Collected data entries:
template <int FM, int FN, bool NAT, bool LNF = false, bool SKF = false>
__device__ __forceinline__ void h2_tile_epilogue(const GemmArgs& p, f32x4 (&acc)[FM][FN], const int mw, const int nw, const int fr, const int fg,
                                                 const bool vt_tile, const int split = 0,
                                                 const float* ln_mu = nullptr, const float* ln_rs = nullptr, const float* rs_mu = nullptr, const float* rs_rs = nullptr) {
    constexpr int FP = NAT ? 0 : FN / 2;
    constexpr bool LONE = !NAT && (FN & 1) != 0;
    constexpr int NLONE = NAT ? FN : (LONE ? 1 : 0);
    const int ncol_n = p.out_t ? p.t_col0 : p.N;
    h2_t* __restrict__ out = (h2_t*)p.out;
    const float os = p.o_scale;
#pragma unroll
    for (int i = 0; i < FM; ++i)
#pragma unroll
        for (int j = 0; j < FN; ++j) acc[i][j] = acc[i][j] * os;

    if (vt_tile) {
        float* __restrict__ out_t = (float*)p.out_t;
        const int t_ncols = p.N - p.t_col0;
        const bool tvec = (p.t_rows % 4 == 0) && (p.t_ld % 4 == 0) && (((uintptr_t)out_t & 15) == 0);
        float vmu[LNF ? FM : 1][4], vrs[LNF ? FM : 1][4];
        if constexpr (LNF) {
            if (p.ln_stats) {
#pragma unroll
                for (int i = 0; i < FM; ++i)
#pragma unroll
                    for (int r = 0; r < 4; ++r) { vmu[i][r] = __shfl(ln_mu[i], 4 * fg + r); vrs[i][r] = __shfl(ln_rs[i], 4 * fg + r); }
            }
        }
#pragma unroll
        for (int j = 0; j < FN; ++j) {
            const int wrow = (NAT || (LONE && j == FN - 1)) ? j * 16 + fr : (j >> 1) * 32 + (j & 1) * 4 + 8 * (fr >> 2) + (fr & 3);
            const int n = nw + wrow;
            if (n >= p.N) continue;
            const float bv = p.bias ? p.bias[n] : 0.f, sv = p.slope ? p.slope[n] : 1.f;
            const float cv = (LNF && p.ln_stats) ? p.ln_c[n] : 0.f;
#pragma unroll
            for (int i = 0; i < FM; ++i) {
                const int m = mw + i * 16 + fg * 4;
                if (m >= p.M) continue;
                float v[4];
                if constexpr (LNF) {
                    if (p.ln_stats) {
#pragma unroll
                        for (int r = 0; r < 4; ++r) acc[i][j][r] = vrs[i][r] * (acc[i][j][r] - vmu[i][r] * cv);
                    }
                }
#pragma unroll
                for (int r = 0; r < 4; ++r) v[r] = leaky(acc[i][j][r] + bv, sv);
                if (tvec && m + 3 < p.M) {
                    const int b = m / p.t_rows, l = m - b * p.t_rows;
                    *(float4*)(out_t + ((long)b * t_ncols + (n - p.t_col0)) * p.t_ld + l) = make_float4(v[0], v[1], v[2], v[3]);
                } else {
#pragma unroll
                    for (int r = 0; r < 4; ++r) {
                        const int mm = m + r;
                        if (mm < p.M) {
                            const int b = mm / p.t_rows, l = mm - b * p.t_rows;
                            out_t[((long)b * t_ncols + (n - p.t_col0)) * p.t_ld + l] = v[r];
                        }
                    }
                }
            }
        }
        return;
    }

    const int n_lim = ncol_n > p.n_store ? ncol_n : p.n_store;
    const int ksplit = (SKF && p.sk_count) ? 1 : p.ksplit;
    const bool to_plane = ksplit > 1 && p.ws != nullptr;
    float* __restrict__ of32 = to_plane ? p.ws + (long)split * p.ws_plane : p.out_f32;
    const int ldf = to_plane ? p.ldws : p.ldf;
    const bool f32_vec = of32 && (ldf % 4 == 0) && (((uintptr_t)of32 & 15) == 0);
    auto finish = [&](auto wc, const int m, const int n, float (&x)[decltype(wc)::value], const int i) {
        constexpr int W = decltype(wc)::value;
        const bool full = n + W <= ncol_n;
        float bv[W], sv[W], rv[W];
#pragma unroll
        for (int e = 0; e < W; ++e) { bv[e] = 0.f; sv[e] = 1.f; rv[e] = 0.f; }
        if (LNF && p.ln_stats) {
            const float mu = ln_mu[i], rs = ln_rs[i];
            float cv[W];
            if (EMAGE_DBG(p, 1024)) {
#pragma unroll
                for (int e = 0; e < W; ++e) cv[e] = 0.5f;
            } else if (full) { if constexpr (W == 8) load8<float>(p.ln_c + n, cv); else { const float4 q = *(const float4*)(p.ln_c + n); cv[0] = q.x; cv[1] = q.y; cv[2] = q.z; cv[3] = q.w; } }
            else {
#pragma unroll
                for (int e = 0; e < W; ++e) cv[e] = n + e < ncol_n ? p.ln_c[n + e] : 0.f;
            }
#pragma unroll
            for (int e = 0; e < W; ++e) x[e] = rs * (x[e] - mu * cv[e]);
        }
        if (full) {
            if (p.bias) { if constexpr (W == 8) load8<float>(p.bias + n, bv); else { const float4 t = *(const float4*)(p.bias + n); bv[0] = t.x; bv[1] = t.y; bv[2] = t.z; bv[3] = t.w; } }
            if (p.slope) { if constexpr (W == 8) load8<float>(p.slope + n, sv); else { const float4 t = *(const float4*)(p.slope + n); sv[0] = t.x; sv[1] = t.y; sv[2] = t.z; sv[3] = t.w; } }
            if (p.res) {
                if (p.res_is_f32) {
                    if constexpr (W == 8) load8<float>((const float*)p.res + (long)m * p.ldr + n, rv);
                    else { const float4 t = *(const float4*)((const float*)p.res + (long)m * p.ldr + n); rv[0] = t.x; rv[1] = t.y; rv[2] = t.z; rv[3] = t.w; }
                } else {
                    if constexpr (W == 8) h2_load8((const h2_t*)p.res + (long)m * p.ldr + n, rv, p.h2i);
                    else h2_load4((const h2_t*)p.res + (long)m * p.ldr + n, n, rv, p.h2i);
                }
            }
        } else {
#pragma unroll
            for (int e = 0; e < W; ++e) {
                if (n + e < ncol_n) {
                    if (p.bias) bv[e] = p.bias[n + e];
                    if (p.slope) sv[e] = p.slope[n + e];
                }
            }
            if (p.res && n < ncol_n) {
                float t[W];
                if (p.res_is_f32) {
#pragma unroll
                    for (int e = 0; e < W; ++e) t[e] = n + e < ncol_n ? ((const float*)p.res)[(long)m * p.ldr + n + e] : 0.f;
                } else {
                    if constexpr (W == 8) h2_load8((const h2_t*)p.res + (long)m * p.ldr + n, t, p.h2i);
                    else h2_load4((const h2_t*)p.res + (long)m * p.ldr + n, n, t, p.h2i);
                }
#pragma unroll
                for (int e = 0; e < W; ++e) rv[e] = n + e < ncol_n ? t[e] : 0.f;
            }
        }
        if (LNF && p.rs_stats && p.res) {
            const float mu = rs_mu[i], rs = rs_rs[i];
            float gv[W], bt[W];
            if (EMAGE_DBG(p, 1024)) {
#pragma unroll
                for (int e = 0; e < W; ++e) { gv[e] = 1.f; bt[e] = 0.f; }
            } else if (full) {
                if constexpr (W == 8) { load8<float>(p.rs_gamma + n, gv); load8<float>(p.rs_beta + n, bt); }
                else { const float4 q = *(const float4*)(p.rs_gamma + n), r4 = *(const float4*)(p.rs_beta + n);
                       gv[0] = q.x; gv[1] = q.y; gv[2] = q.z; gv[3] = q.w; bt[0] = r4.x; bt[1] = r4.y; bt[2] = r4.z; bt[3] = r4.w; }
            } else {
#pragma unroll
                for (int e = 0; e < W; ++e) { gv[e] = n + e < ncol_n ? p.rs_gamma[n + e] : 0.f; bt[e] = n + e < ncol_n ? p.rs_beta[n + e] : 0.f; }
            }
#pragma unroll
            for (int e = 0; e < W; ++e) rv[e] = n + e < ncol_n ? (rv[e] - mu) * rs * gv[e] + bt[e] : 0.f;
        }
        float v[W];
#pragma unroll
        for (int e = 0; e < W; ++e) {
            float y = x[e] + bv[e];
            if (p.res_first) y += rv[e];
            y = leaky(y, sv[e]);
            if (!p.res_first) y += rv[e];
            v[e] = (n + e < ncol_n) ? y : 0.f;
        }
        if (out && n < n_lim) {
            if constexpr (W == 8) h2_store8(out + (long)m * p.ldo + n, v, p.h2s);
            else h2_store4(out + (long)m * p.ldo + n, n, v, p.h2s);
        }
        if constexpr (LNF && W == 8 && FN == 2 && !NAT) {
            if (p.st_out) {
                float sm = 0.f;
#pragma unroll
                for (int e = 0; e < 8; ++e) sm += v[e];
                float mean = sm * 0.125f, m2 = 0.f;
#pragma unroll
                for (int e = 0; e < 8; ++e) { const float d = v[e] - mean; m2 += d * d; }
                { const float mo = __shfl_xor(mean, 16), qo = __shfl_xor(m2, 16), d = mo - mean; m2 = m2 + qo + d * d * 4.f; mean = 0.5f * (mean + mo); }
                { const float mo = __shfl_xor(mean, 32), qo = __shfl_xor(m2, 32), d = mo - mean; m2 = m2 + qo + d * d * 8.f; mean = 0.5f * (mean + mo); }
                if (fg == 0) *(float2*)(p.st_out + ((long)m * (p.N >> 5) + (n >> 5)) * 2) = make_float2(mean, m2);
            }
        }
        if (of32 && n < ncol_n) {
            float* dst = of32 + (long)m * ldf + n;
            if (ksplit > 1 && !to_plane) {
#pragma unroll
                for (int e = 0; e < W; ++e)
                    if (n + e < ncol_n) __hip_atomic_fetch_add(dst + e, v[e], __ATOMIC_RELAXED, __HIP_MEMORY_SCOPE_AGENT);
            } else if (full && f32_vec) {
                if constexpr (W == 8) store8<float>(dst, v);
                else *(float4*)dst = make_float4(v[0], v[1], v[2], v[3]);
            } else {
#pragma unroll
                for (int e = 0; e < W; ++e)
                    if (n + e < ncol_n) dst[e] = v[e];
            }
        }
    };
#pragma unroll
    for (int jp = 0; jp < FP; ++jp) {
        const int n = nw + jp * 32 + fg * 8;
        if (n >= n_lim) continue;
#pragma unroll
        for (int i = 0; i < FM; ++i) {
            const int m = mw + i * 16 + fr;
            if (m >= p.M) continue;
            float x[8];
#pragma unroll
            for (int e = 0; e < 8; ++e) x[e] = e < 4 ? acc[i][2 * jp][e] : acc[i][2 * jp + 1][e - 4];
            finish(IC<8>{}, m, n, x, i);
        }
    }
#pragma unroll
    for (int jl = FN - NLONE; jl < FN; ++jl) {
        const int n = nw + jl * 16 + fg * 4;
        if (n < n_lim) {
#pragma unroll
            for (int i = 0; i < FM; ++i) {
                const int m = mw + i * 16 + fr;
                if (m >= p.M) continue;
                float x[4];
#pragma unroll
                for (int e = 0; e < 4; ++e) x[e] = acc[i][jl][e];
                finish(IC<4>{}, m, n, x, i);
            }
        }
    }
}
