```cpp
struct NewrefState {
    int64_t n_bins = 0, n_samples = 0;
    int64_t bins_pad = 0;
    int64_t k_pad16 = 0;
    int n_chrom = 0, k = 0, sum_order = 0;
    int64_t chrom_off[WC_MAX_CHROM + 1] = {0};
    const double *corrected = nullptr;
    int64_t n_sample_cols = 0;
    int64_t cap = 0;
    int64_t expect = 0;
    float beta = 0.f;
    bool prepared = false;
    double tau = 0.0;
    wc::DevBuf col_partial, col_mean, norm_lo, norm_hi, chrom_of_row, chrom_range, chrom_off_dev;
    wc::DevBuf sample_rows, sample_slot, s32, s_norm_lo, s_chrom, s_range, a16, s16;
    wc::DevBuf keys1, thr, cnt, list, tiles;
    wc::DevBuf fb_rows, fb_count, fb_scratch, stats, tiles0, pw_prog, pairs, x64, m2;
    bool fb_dirty = true;
    int64_t s_pad = 0;
    bool exact_only = false;
    wc::DevBuf cand_word;
    int index_bits = 17;
    int index_bits_req = 0;
    bool x64_pad = false;
    int pw_leaves = 0;
    int64_t pw_for = -1;
    std::vector<int64_t> sample_key, tiles0_key, tiles1_key, chrom_key;
    int64_t tiles0_n = 0, tiles1_n = 0;
};

struct TestState {
    std::vector<int> sel_host;
    wc::DevBuf counts, totals, raw, proj, data, xt, xc, zt, rt, nt, sdt, z, r, n, sd_avg;
    wc::DevBuf zc, rc, gpos, regions, sel;
    wc::DevBuf res_z, res_r, cwz, calls, n_calls;
    wc::DevBuf zs, rs2, ns2, sds, sub, tmin, tmax, tmin2, tmax2, cell_state, cell_rec, prefix, reg_abs, reg_flag, rs, jobs_a, jobs_b, job_cnt, partial, cbound, cuts, job_res, hot, cand, cand_cnt;
    wc::DevBuf seg, out_val, out_x, out_y, out_n, whole, effect, misc, misc2, reduce_tmp, win_bits, bit_off, pairs_a, pairs_b, cut_vals;
    wc::DevBuf walk_hot;
    int64_t rs_len = 0;
    hipGraphExec_t lat_exec = nullptr;
    std::vector<int64_t> lat_key, lat_fail_key;
    bool lat_warm = false;
    unsigned long long lat_epoch = 0;
    bool profile = false;
    std::vector<hipEvent_t> prof_ev;
    std::vector<int> prof_tag;
    wc::DevBuf sd_fail;
    wc::DevBuf prof_work;
    void mark(int tag, hipStream_t stream) {
        if (!profile) return;
        const size_t at = prof_tag.size();
        if (at >= prof_ev.size()) {
            hipEvent_t e = nullptr;
            if (hipEventCreate(&e) != hipSuccess) return;
            prof_ev.push_back(e);
        }
        if (hipEventRecord(prof_ev[at], stream) == hipSuccess) prof_tag.push_back(tag);
    }
};

struct PrepState {
    int64_t S = 0, Btot = 0, B = 0;
    bool ready = false;
    wc::DevBuf eig_ws;
};

struct ConvertState {
    wc::DevBuf tab, tiles, kpos, cls;
};

struct wc_ctx {
    int device = 0;
    PrepState prep;
    ConvertState cv;
    NewrefState nr;
    TestState ts;
    wc::DevBuf tmp_a, tmp_b, tmp_c, tmp_d;
    wc::DevBuf df_scratch, df_meta;
    wc::DevBuf js_slots, js_tiles;
    wc::DevBuf sp_plan;
    wc::DevBuf pl_list, pl_counts, pl_tab, pl_img, pl_part, pl_status;
    unsigned char *pl_host = nullptr;
    size_t pl_host_bytes = 0;
    hipEvent_t pl_sent = nullptr;
    int pl_host_reserve(size_t bytes) {
        if (!pl_sent) WC_HIP(hipEventCreateWithFlags(&pl_sent, hipEventDisableTiming));
        else WC_HIP(hipEventSynchronize(pl_sent));
        if (bytes <= pl_host_bytes) return WC_OK;
        if (pl_host) (void)hipHostFree(pl_host);
        pl_host = nullptr;
        pl_host_bytes = 0;
        const size_t ask = bytes + (bytes >> 1) + 256;
        WC_HIP(hipHostMalloc((void **)&pl_host, ask, hipHostMallocDefault));
        pl_host_bytes = ask;
        return WC_OK;
    }
    void *pinned = nullptr;
    size_t pinned_bytes = 0;
    int64_t last_stats[8] = {0};
    hipStream_t lat_stream = nullptr;
    hipEvent_t ev_lat_in = nullptr, ev_lat_out = nullptr;
// ... 73 lines not shown
```

### wisecondor_amd/csrc/newref.hip

```cpp
#include <cstring>
#include "ctx.h"

#include <algorithm>
#include <stdlib.h>

namespace {

constexpr int TB = 128;
constexpr int BK = 32;
constexpr int LDA = 36;
constexpr int LDT = 68;
constexpr int ROLE_ROWS = 1;
constexpr int ROLE_COLS = 2;
constexpr int MAX_SAMPLE_COLS = 4096;
constexpr int LIST_CAP = 1024;
constexpr int K_MAX = 1024;
constexpr int GL_ROW = 16;
constexpr int GL_STAGE = 2 * TB * GL_ROW;
#define WC_ADMIT_ALL FLT_MAX
constexpr double SENTINEL_DISTANCE = 1e10;

typedef float f32x16 __attribute__((ext_vector_type(16)));
typedef float f32x4 __attribute__((ext_vector_type(4)));
typedef _Float16 f16x8 __attribute__((ext_vector_type(8)));
// ... 2 lines not shown
typedef unsigned long long u64x2 __attribute__((ext_vector_type(2)));
typedef __attribute__((address_space(3))) void lds_void_t;
typedef __attribute__((address_space(1))) const void glb_void_t;
typedef __attribute__((address_space(3))) char lds_char_t;
typedef __attribute__((address_space(3))) f64x2 lds_f64x2_t;

__global__ __launch_bounds__(1024) void k_col_centre(const double *__restrict__ X, int64_t B, int64_t S,
                                                     int64_t n_rows, int64_t row_step,
                                                     double *__restrict__ centre, int *__restrict__ bad_norm) {
    __shared__ double sh_s[16][64];
    __shared__ double sh_c[16][64];
    __shared__ double sh_v[64];
    const int tx = threadIdx.x & 63, ty = threadIdx.x >> 6;
    const int64_t s = (int64_t)blockIdx.x * 64 + tx;
    if (blockIdx.x == 0 && threadIdx.x == 0) *bad_norm = 0x7F800000;
    constexpr int PER = 8;
    double val[PER];
#pragma unroll
    for (int e = 0; e < PER; ++e) {
        const int64_t q = ty + 16 * e;
        val[e] = (s < S && q < n_rows) ? X[(q * row_step) * S + s] : NAN;
    }
    double c = 0.0, rad = 0.0;
    for (int pass = 0; pass < 3; ++pass) {
        double sum = 0.0, cnt = 0.0;
#pragma unroll
        for (int e = 0; e < PER; ++e) {
            const double v = val[e];
            const bool ok = isfinite(v) && (pass != 2 || fabs(v - c) <= rad);
            sum += ok ? ((pass == 1) ? fabs(v - c) : v) : 0.0;
            cnt += ok ? 1.0 : 0.0;
        }
        sh_s[ty][tx] = sum;
        sh_c[ty][tx] = cnt;
        wc_sync();
        if (ty == 0) {
            double a = 0.0, b = 0.0;
            for (int r = 0; r < 16; ++r) { a += sh_s[r][tx]; b += sh_c[r][tx]; }
            sh_v[tx] = b > 0.0 ? a / b : 0.0;
        }
        wc_sync();
        if (pass == 0) c = sh_v[tx];
        else if (pass == 1) {
            rad = 8.0 * sh_v[tx];
            if (ty == 0 && s < S) centre[S + s] = sh_v[tx];
        } else if (ty == 0 && s < S) centre[s] = sh_v[tx];
        wc_sync();
    }
}

__device__ __host__ inline int64_t a16_index(int64_t row, int64_t s, int64_t Kpad16) {
    return (((row >> 7) * (Kpad16 >> 5) + (s >> 5)) << 12) + ((row & 127) << 5) + (s & 31);
}

__device__ inline unsigned short f32_to_f16_scaled(float a, double gam, double inv_gam, double &back, bool &clamped) {
    double sd = (double)a * gam;
    clamped = clamped || sd > 65504.0 || sd < -65504.0;
    sd = sd > 65504.0 ? 65504.0 : (sd < -65504.0 ? -65504.0 : sd);
    _Float16 h = (_Float16)(float)sd;
    if (fabs((double)(float)h) < 6.103515625e-05) h = (_Float16)0.f;
    back = (double)(float)h * inv_gam;
    unsigned short bits;
    __builtin_memcpy(&bits, &h, 2);
    return bits;
}

__host__ __device__ inline unsigned int slack_encode(float slack, int cb) {
    unsigned int u;
    __builtin_memcpy(&u, &slack, 4);
    u = u > 0x7F800000u ? 0x7F800000u : u;
    const int sh = 31 - cb;
    return (u + ((1u << sh) - 1u)) >> sh;
}
__host__ __device__ inline float slack_decode(unsigned int code, int cb) {
    const unsigned int u = code << (31 - cb);
    float f;
    __builtin_memcpy(&f, &u, 4);
    return f;
}
__device__ __forceinline__ float slack_of_word(unsigned int word, unsigned int index_mask) {
    return __uint_as_float((word >> 1) & ~(index_mask >> 1));
}

__global__ __launch_bounds__(256) void k_convert(const double *__restrict__ X, int64_t B, int64_t S,
                                                 int64_t Bpad,
                                                 const double *__restrict__ mean, double beta, double tau,
                                                 const int64_t *__restrict__ chrom_off, int n_chrom,
                                                 unsigned short *__restrict__ A16,
                                                 int64_t Kpad16, float *__restrict__ norm_lo,
                                                 float *__restrict__ norm_hi, int *__restrict__ chrom_of_row,
                                                 int2 *__restrict__ chrom_range,
                                                 const int *__restrict__ sample_slot,
                                                 unsigned short *__restrict__ S16, float *__restrict__ s_norm_lo,
                                                 int *__restrict__ s_chrom, int2 *__restrict__ s_range,
                                                 float *__restrict__ thr, int *__restrict__ cnt,
                                                 int *__restrict__ row_stat,
                                                 double *__restrict__ X64, int64_t Sp, float *__restrict__ m2_out,
                                                 int *__restrict__ bad_norm, int *__restrict__ fb_zero, int n_fb_zero,
                                                 unsigned int *__restrict__ cand_word, int index_bits) {
    const int lane = threadIdx.x & 63, hl = lane & 31, half = lane >> 5;
    const int64_t row = ((int64_t)blockIdx.x * 4 + (threadIdx.x >> 6)) * 2 + half;
    if (blockIdx.x == 0)
        for (int i = threadIdx.x; i < n_fb_zero; i += 256) fb_zero[i] = 0;
    if (row >= Bpad) return;
    constexpr int CB = 4;
    const int64_t xrow = (row < B ? row : 0) * S;
    auto load_x = [&](int64_t s0, double (&xv)[CB], double (&mv)[CB]) {
#pragma unroll
        for (int j = 0; j < CB; ++j) {
            const int64_t s = s0 + 32 * j, sc = s < S ? s : 0;
            xv[j] = X[xrow + sc];
            mv[j] = mean[sc];
        }
    };
    auto pin = [&](double (&v)[CB]) {
#pragma unroll
        for (int j = 0; j < CB; ++j) asm volatile("" : "+v"(v[j]));
    };
    auto load_scale = [&](int64_t s0, double (&sv)[CB]) {
#pragma unroll
        for (int j = 0; j < CB; ++j) {
            const int64_t s = s0 + 32 * j;
            sv[j] = mean[S + (s < S ? s : 0)];
        }
    };
    double xv[CB], mv[CB], sv[CB];
    load_scale(hl, sv);
    load_x(hl, xv, mv);
    int slot_w = sample_slot[row < B ? row : 0];
    int64_t end0_w = chrom_off[hl < n_chrom ? hl + 1 : 0], end1_w = chrom_off[hl + 32 < n_chrom ? hl + 33 : 0];
    asm volatile("" : "+v"(slot_w), "+v"(end0_w), "+v"(end1_w));
    pin(sv);
    pin(xv);
    pin(mv);
    const int slot = row < B ? slot_w : -1;
    int ch_w = -1;
    int2 range_w = make_int2(0, 0);
    {
        const int64_t none = (int64_t)0x7FFFFFFFFFFFFFFFll;
        const int64_t end0 = hl < n_chrom ? end0_w : none, end1 = hl + 32 < n_chrom ? end1_w : none;
        const unsigned long long b0 = __ballot(row < B && hl < n_chrom - 1 && row >= end0);
        const unsigned long long b1 = __ballot(row < B && hl + 32 < n_chrom - 1 && row >= end1);
        const int c = __popc((unsigned int)(b0 >> (32 * half))) + __popc((unsigned int)(b1 >> (32 * half)));
        auto end_of = [&](int i) {
            const int64_t a0 = __shfl(end0, (lane & 32) + (i & 31)), a1 = __shfl(end1, (lane & 32) + (i & 31));
            return i < 32 ? a0 : a1;
        };
        const int64_t e_lo = end_of(c ? c - 1 : 0), e_hi = end_of(c);
        if (row < B) {
            ch_w = c;
            range_w = make_int2((int)(c ? e_lo : 0), (int)e_hi);
        }
    }
    double gam = 1.0, inv_gam = 1.0;
    {
        double t = 0.0, c = 0.0;
        for (int64_t s0 = hl; s0 < S; s0 += 32 * CB) {
            if (s0 != hl) { load_scale(s0, sv); pin(sv); }
#pragma unroll
            for (int j = 0; j < CB; ++j) {
                const double m = sv[j];
                if (s0 + 32 * j < S && isfinite(m) && m > 0.0) { t += m; c += 1.0; }
            }
        }
        for (int o = 16; o > 0; o >>= 1) { t += __shfl_xor(t, o); c += __shfl_xor(c, o); }
        if (c > 0.0 && isfinite(t)) {
            int e = ilogb(t / c);
            e = e < -60 ? -60 : (e > 60 ? 60 : e);
            gam = ldexp(1.0, 2 - e);
            inv_gam = ldexp(1.0, e - 2);
        }
        if (row == 0 && hl == 0) *m2_out = (float)(-2.0 * inv_gam * inv_gam);
    }
    double acc = 0.0, e2 = 0.0, hn = 0.0;
    bool clamped = false;
    for (int64_t s0 = hl; s0 < Kpad16; s0 += 32 * CB) {
        if (s0 != hl) { load_x(s0, xv, mv); pin(xv); pin(mv); }
#pragma unroll
        for (int j = 0; j < CB; ++j) {
            const int64_t s = s0 + 32 * j;
            if (s < Kpad16) {
                if (X64 && row < B && s < Sp) X64[row * Sp + s] = s < S ? xv[j] : 0.0;
                float a = 0.f;
                if (row < B && s < S) a = (float)(xv[j] - mv[j]);
                double back;
                const unsigned short h = f32_to_f16_scaled(a, gam, inv_gam, back, clamped);
                const double err = (double)a - back;
                e2 += err * err;
                hn += back * back;
                A16[a16_index(row, s, Kpad16)] = h;
                if (slot >= 0) S16[(int64_t)slot * Kpad16 + s] = h;
                acc += (double)a * (double)a;
            }
        }
    }
    for (int o = 16; o > 0; o >>= 1) {
        acc += __shfl_xor(acc, o);
        e2 += __shfl_xor(e2, o);
        hn += __shfl_xor(hn, o);
    }
    clamped = ((unsigned int)(__ballot(clamped) >> (32 * half))) != 0u;
    if (hl == 0) {
        float lo = INFINITY, hi = INFINITY;
        int ch = -1;
        int2 range = make_int2(0, 0);
        if (row < B) {
            if (isfinite(acc) && acc < 1e37 && isfinite(e2) && isfinite(hn) && clamped) {
                atomicMin(bad_norm, __float_as_int(__double2float_rd(sqrt(acc) * (1.0 - 1e-6))));
            } else if (isfinite(acc) && acc < 1e37 && isfinite(e2) && isfinite(hn)) {
                const double m = fmax(acc, hn);
                lo = __double2float_rd(acc - (e2 / tau + tau * m) * (1.0 + 1e-9) - beta * m - 1e-37);
                hi = __double2float_ru(2.0 * (acc - (double)lo) * (1.0 + 1e-6) + 1e-37);
            }
            ch = ch_w;
            range = range_w;
        }
        chrom_range[row] = range;
        norm_lo[row] = lo;
        norm_hi[row] = hi;
        cand_word[row] = (unsigned int)row | (slack_encode(hi, 32 - index_bits) << index_bits);
        chrom_of_row[row] = ch;
        if (slot >= 0) {
            s_norm_lo[slot] = lo;
            s_chrom[slot] = ch;
            s_range[slot] = range;
        }
        thr[row] = -INFINITY;
        cnt[row] = 0;
        row_stat[row] = (int)0xFEFEFEFE;
    }
}
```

_What is needed:_ The answer must be every line of the records that contains the word "xrow".

_Answer to this exercise:_
    const int64_t xrow = (row < B ? row : 0) * S;
            xv[j] = X[xrow + sc];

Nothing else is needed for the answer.